NADA: 16.94 million sales in '15
Automakers likely will sell nearly 17 million cars and trucks in the U.S. next year, helped by lower and stable gas prices and an improving economy, the chief economist for the National Automobile Dealers Association said Monday.
NADA Chief Economist Steven Szakaly said he predicts U.S. car and light truck sales will hit 16.94 million in 2015, up 3.3 percent from the 16.4 million sales the association targeted for 2014.
Szakaly, in a call with reporters Monday ahead of the NADA/J.D. Power Western Automotive Conference in Los Angeles, said he added 200,000 to 250,000 sales to his forecast with the lower gas prices, which he expects for all of next year.

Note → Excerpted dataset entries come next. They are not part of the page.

## Micro-optimize backward: packed bf16 cvt, bitfield mask gating, clamped plane taps, carried transmittance

Several unrelated instruction-level tweaks land in the backward renderer and gather paths. Limb tile stores now split with a direct v_cvt_pk_bf16_f32 and a single residual conversion. The ReLU output mask is built by shifting and tested with v_bfe_i32. The fenced triplane gather clamps indices and zeroes weights instead of building per-tap rows with -1 sentinels, and axis normalisation is made branch-free. The transmittance exp from the previous step is also carried over to drop one __expf per sample. Each change trims ALU work, at the cost of inline asm that limits the compiler and a changed mask bit order that the dump path has to mirror.

```diff
diff --git a/lightplane_amd/csrc/lp_bf3.h b/lightplane_amd/csrc/lp_bf3.h
--- a/lightplane_amd/csrc/lp_bf3.h
+++ b/lightplane_amd/csrc/lp_bf3.h
@@ -186,6 +186,27 @@
       asm volatile("" : "+v"(w[i]));
     }
     split2_chunk(w, l1, l2);
+    *reinterpret_cast<u32x4_t*>(trow + 32 * c) = l1;
+    *reinterpret_cast<u32x4_t*>(trow + 32 * c + rm_bytes(32)) = l2;
+  }
+}
+LP_DEV unsigned pk_bf16_opaque(float a, float b) {
+  unsigned p;
+  asm volatile("v_cvt_pk_bf16_f32 %0, %1, %2" : "=v"(p) : "v"(a), "v"(b));
+  return p;
+}
+template <int NCH>
+LP_DEV void limb_tile_store_cvt(char* trow, const float (&v)[8 * NCH]) {
+#pragma unroll
+  for (int c = 0; c < NCH; ++c) {
+    u32x4_t l1, l2;
+#pragma unroll
+    for (int i = 0; i < 4; ++i) {
+      const float a = v[8 * c + 2 * i], b = v[8 * c + 2 * i + 1];
+      const unsigned p1 = pk_bf16_opaque(a, b);
+      l1[i] = p1;
+      l2[i] = pk_bf16(a - bf16_lo(p1), b - bf16_hi(p1));
+    }
     *reinterpret_cast<u32x4_t*>(trow + 32 * c) = l1;
     *reinterpret_cast<u32x4_t*>(trow + 32 * c + rm_bytes(32)) = l2;
   }
diff --git a/lightplane_amd/csrc/lp_device.h b/lightplane_amd/csrc/lp_device.h
--- a/lightplane_amd/csrc/lp_device.h
+++ b/lightplane_amd/csrc/lp_device.h
@@ -384,6 +384,13 @@
 LP_DEV unsigned mask_bit(unsigned m, float relu_value, int q) {
   return m | ((relu_value > 0.0f) ? (1u << q) : 0u);
 }
+LP_DEV unsigned mask_push(unsigned m, float relu_value) { return m + m + ((relu_value > 0.0f) ? 1u : 0u); }
+template <int Q>
+LP_DEV float mask_gate(unsigned m, float v) {
+  int all;
+  asm("v_bfe_i32 %0, %1, %2, 1" : "=v"(all) : "v"(m), "n"(Q));
+  return __builtin_bit_cast(float, __builtin_bit_cast(int, v) & all);
+}
 LP_DEV float mask_apply(unsigned m, int q, float v) {
   const int all = ((int)(m << (31 - q))) >> 31;
   return __builtin_bit_cast(float, __builtin_bit_cast(int, v) & all);
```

"We're expecting that strong segment shift away from cars and back into small sport-utility vehicles and pickup trucks," he said, adding he expects automakers will offer higher incentives on small and compact cars next year.
For 2015, Szakaly predicts light trucks will account for 54 percent to 55 percent of the U.S. market and could reach as high as 57 percent given the stable gas price forecast.
Szakaly said he expects automakers will offer more sales incentives on compacts and small cars as people shift back to trucks and SUVs because of lower gas prices. He's also forecasting low double-digit growth next year for luxury sales.
The 2015 forecast is a bit higher than what Szakaly told The Detroit News earlier this year. In July, he said he thought sales in 2015 would be close to 16.8 million for 2015. In 2013, U.S. auto sales rose 7.6 percent to 15.6 million.
Szakaly expects the U.S. economy to continue to improve, with gross domestic product expected to grow at 3.1 percent next year and employment to increase by an expected 242,000 new jobs on average each month in 2015. He expects jobs growth will help disposable income to rise 2.5 percent next year.
NADA, which represents about 16,000 dealerships, expects a healthy level of sales in November and December this year. U.S. auto sales through October have totaled about 13.71 million vehicles, up 5.5 percent year-to-date.
For sales to rise above 17 million next year, Szakaly said several things would need to happen: higher incentives, more purchases by shoppers in their 20s and early 30s, more people returning to the labor market and a rise in incomes and wages. The industry's auto sales peak was 17.4 million sales in 2000.
"It's possible for us to see growth above 17 (million), but everything needs to go exactly right in terms of the U.S. economy and global economy," he said in a call with reporters Monday.
But Szakaly expects 2015 will be "the beginning of a plateau of sales," though he expects sales to remain in the 16.5 million to 17 million range for 2016. For the long term, he said the U.S. auto market is capable of staying around or above 16.5 million.
Szakaly said his 2015 forecast assumes interest rates remaining low. He said the prediction also could be affected by macroeconomic concerns such as slow gross domestic product growth in Europe and slowing GDP in China, though Szakaly said he doesn't expect they would derail U.S. economic growth.
Szakaly said a rise in interest rates in the U.S. could slow construction of new homes and cut into sales of trucks.
Many automakers and analysts won't give their full-year forecasts for 2015 until January. Earlier this year, Adam Jonas of Morgan Stanley predicted sales to hit 17 million next year and John Murphy of Bank of America Merrill Lynch Global Research said sales could hit 18 million by 2018.